**WORK ORDER:**
State the number of lines in the following material that contain the string "nullptr", and nothing else.

============

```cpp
ConvRoute ig_route(const ConvLaunch& c);
int hiast_igemm_launch(const ConvLaunch& c);
int hiast_igemm_launch_f16(const ConvLaunch& c, const ConvRoute& r);
int hiast_xconv_ok(const ConvLaunch& c);
int hiast_xconv_stats_rows(int64_t M, int N);
int hiast_xconv_launch(const ConvLaunch& c, const ConvRoute& r);
int hiast_xconv2_ok(const ConvLaunch& c);
int hiast_xconv2_launch(const ConvLaunch& c);
int hiast_gemm_nt_launch(const float* x, const float* w, float* y, int64_t M, int K, int N, hipStream_t st);
```

### hiast_amd/csrc/igemm.hip

```cpp
#include "igemm_kernel.h"

namespace hiast {

template <int PL>
__device__ __forceinline__ size_t ig_wp_elem(int n, int t, int k, int taps, int KO)
{
    const size_t row = ((size_t)n * taps + t) * PL * KO;
    return PL == 2 ? row + (size_t)(k >> 5) * 64 + (k & 31) : row + k;
}

template <int PL, bool F16 = false>
__global__ __launch_bounds__(256) void pack_conv_weight_kernel(const float* __restrict__ w,
                                                               unsigned short* __restrict__ wp,
                                                               unsigned short* __restrict__ wpt, int N, int K, int taps,
                                                               int mode)
{
    const long long idx = (long long)blockIdx.x * 256 + threadIdx.x;
    if (idx >= (long long)N * taps * K) return;
    const int k = (int)(idx % K);
    const int t = (int)((idx / K) % taps);
    const int n = (int)(idx / ((long long)K * taps));
    const float v = w[((size_t)n * K + k) * taps + t];
    unsigned short h, l = 0;
    if (F16) h = H16<true>::enc(v);
    else ig_split(v, h, l);
    if (mode != 1) {
        unsigned short* d = wp + ig_wp_elem<PL>(n, t, k, taps, K);
        d[0] = h;
        if (PL == 2) d[32] = l;
    }
    if (mode != 0) {
        unsigned short* d = (mode == 1 ? wp : wpt) + ig_wp_elem<PL>(k, taps - 1 - t, n, taps, N);
        d[0] = h;
        if (PL == 2) d[32] = l;
    }
}

constexpr int PK_PITCH = 72;

template <int PL, bool F16 = false>
__device__ __forceinline__ void pack_tile(const float* __restrict__ w, unsigned short* __restrict__ wp,
                                          unsigned short* __restrict__ wpt, int N, int K, int taps, int mode, int n0,
                                          int k0, unsigned short* lds)
{
    constexpr int TN = PL == 1 ? 32 : 16;
    unsigned short* hi = lds;
    unsigned short* lo = lds + (PL == 2 ? TN * taps * PK_PITCH : 0);
    unsigned short* fwd = (mode == 1) ? nullptr : wp;
    unsigned short* adj = (mode == 0) ? nullptr : (mode == 1 ? wp : wpt);
    const int run = 64 * taps;
    for (int nh = 0; nh < 64; nh += TN) {
        if (nh) __syncthreads();
        for (int e = threadIdx.x; e < TN * run; e += 256) {
            const int n = e / run, r = e - n * run;
            const int k = r / taps, t = r - k * taps;
            const float v = w[((size_t)(n0 + nh + n) * K + k0) * taps + r];
            unsigned short h, l = 0;
            if (F16) h = H16<true>::enc(v);
            else ig_split(v, h, l);
            hi[(n * taps + t) * PK_PITCH + k] = h;
            if (PL == 2) lo[(n * taps + t) * PK_PITCH + k] = l;
        }
        __syncthreads();
        if (fwd) {
            for (int e = threadIdx.x; e < TN * taps * 8; e += 256) {
                const int c = e & 7, nt = e >> 3;
                const int n = nt / taps, t = nt - n * taps;
                const uint4 vh = *reinterpret_cast<const uint4*>(&hi[nt * PK_PITCH + c * 8]);
                unsigned short* d = fwd + ig_wp_elem<PL>(n0 + nh + n, t, k0 + c * 8, taps, K);
                *reinterpret_cast<uint4*>(d) = vh;
                if (PL == 2) *reinterpret_cast<uint4*>(d + 32) = *reinterpret_cast<const uint4*>(&lo[nt * PK_PITCH + c * 8]);
            }
        }
        if (adj) {
            for (int e = threadIdx.x; e < 64 * taps * (TN / 8); e += 256) {
                const int c = e % (TN / 8), kt = e / (TN / 8);
                const int k = kt / taps, t = kt - k * taps;
                unsigned short vh[8], vl[8];
#pragma unroll
                for (int j = 0; j < 8; ++j) {
                    vh[j] = hi[((c * 8 + j) * taps + t) * PK_PITCH + k];
                    if (PL == 2) vl[j] = lo[((c * 8 + j) * taps + t) * PK_PITCH + k];
                }
                unsigned short* d = adj + ig_wp_elem<PL>(k0 + k, taps - 1 - t, n0 + nh + c * 8, taps, N);
                *reinterpret_cast<uint4*>(d) = make_uint4(vh[0] | (unsigned)vh[1] << 16, vh[2] | (unsigned)vh[3] << 16,
                                                          vh[4] | (unsigned)vh[5] << 16, vh[6] | (unsigned)vh[7] << 16);
                if (PL == 2)
                    *reinterpret_cast<uint4*>(d + 32) = make_uint4(vl[0] | (unsigned)vl[1] << 16, vl[2] | (unsigned)vl[3] << 16,
                                                                   vl[4] | (unsigned)vl[5] << 16, vl[6] | (unsigned)vl[7] << 16);
            }
        }
    }
}

template <int PL, bool F16 = false>
__global__ __launch_bounds__(256) void pack_conv_weight_tiled_kernel(const float* __restrict__ w,
                                                                     unsigned short* __restrict__ wp,
                                                                     unsigned short* __restrict__ wpt, int N, int K,
                                                                     int taps, int mode)
{
    extern __shared__ __attribute__((aligned(16))) unsigned short lds[];
    const int kt = K / 64;
    pack_tile<PL, F16>(w, wp, wpt, N, K, taps, mode, (int)(blockIdx.x / kt) * 64, (int)(blockIdx.x % kt) * 64, lds);
}

__global__ __launch_bounds__(256) void pack_conv_weight_multi_kernel(const hiast_pack_rec* __restrict__ table,
                                                                     const int32_t* __restrict__ chunk_tensor,
                                                                     const int64_t* __restrict__ chunk_start)
{
    extern __shared__ __attribute__((aligned(16))) unsigned short lds[];
    const hiast_pack_rec r = table[chunk_tensor[blockIdx.x]];
    const int kt = r.K / 64;
    const int tile = (int)chunk_start[blockIdx.x];
    const int n0 = (tile / kt) * 64, k0 = (tile % kt) * 64;
    if (r.planes == HIAST_FMT_SPLIT_BF16)
        pack_tile<2>(r.w, (unsigned short*)r.wp, (unsigned short*)r.wpt, r.N, r.K, r.taps, r.mode, n0, k0, lds);
    else if (r.planes == HIAST_FMT_FP16)
        pack_tile<1, true>(r.w, (unsigned short*)r.wp, (unsigned short*)r.wpt, r.N, r.K, r.taps, r.mode, n0, k0, lds);
    else
        pack_tile<1>(r.w, (unsigned short*)r.wp, (unsigned short*)r.wpt, r.N, r.K, r.taps, r.mode, n0, k0, lds);
}
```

============

**ANSWER TO THIS EXERCISE:**
2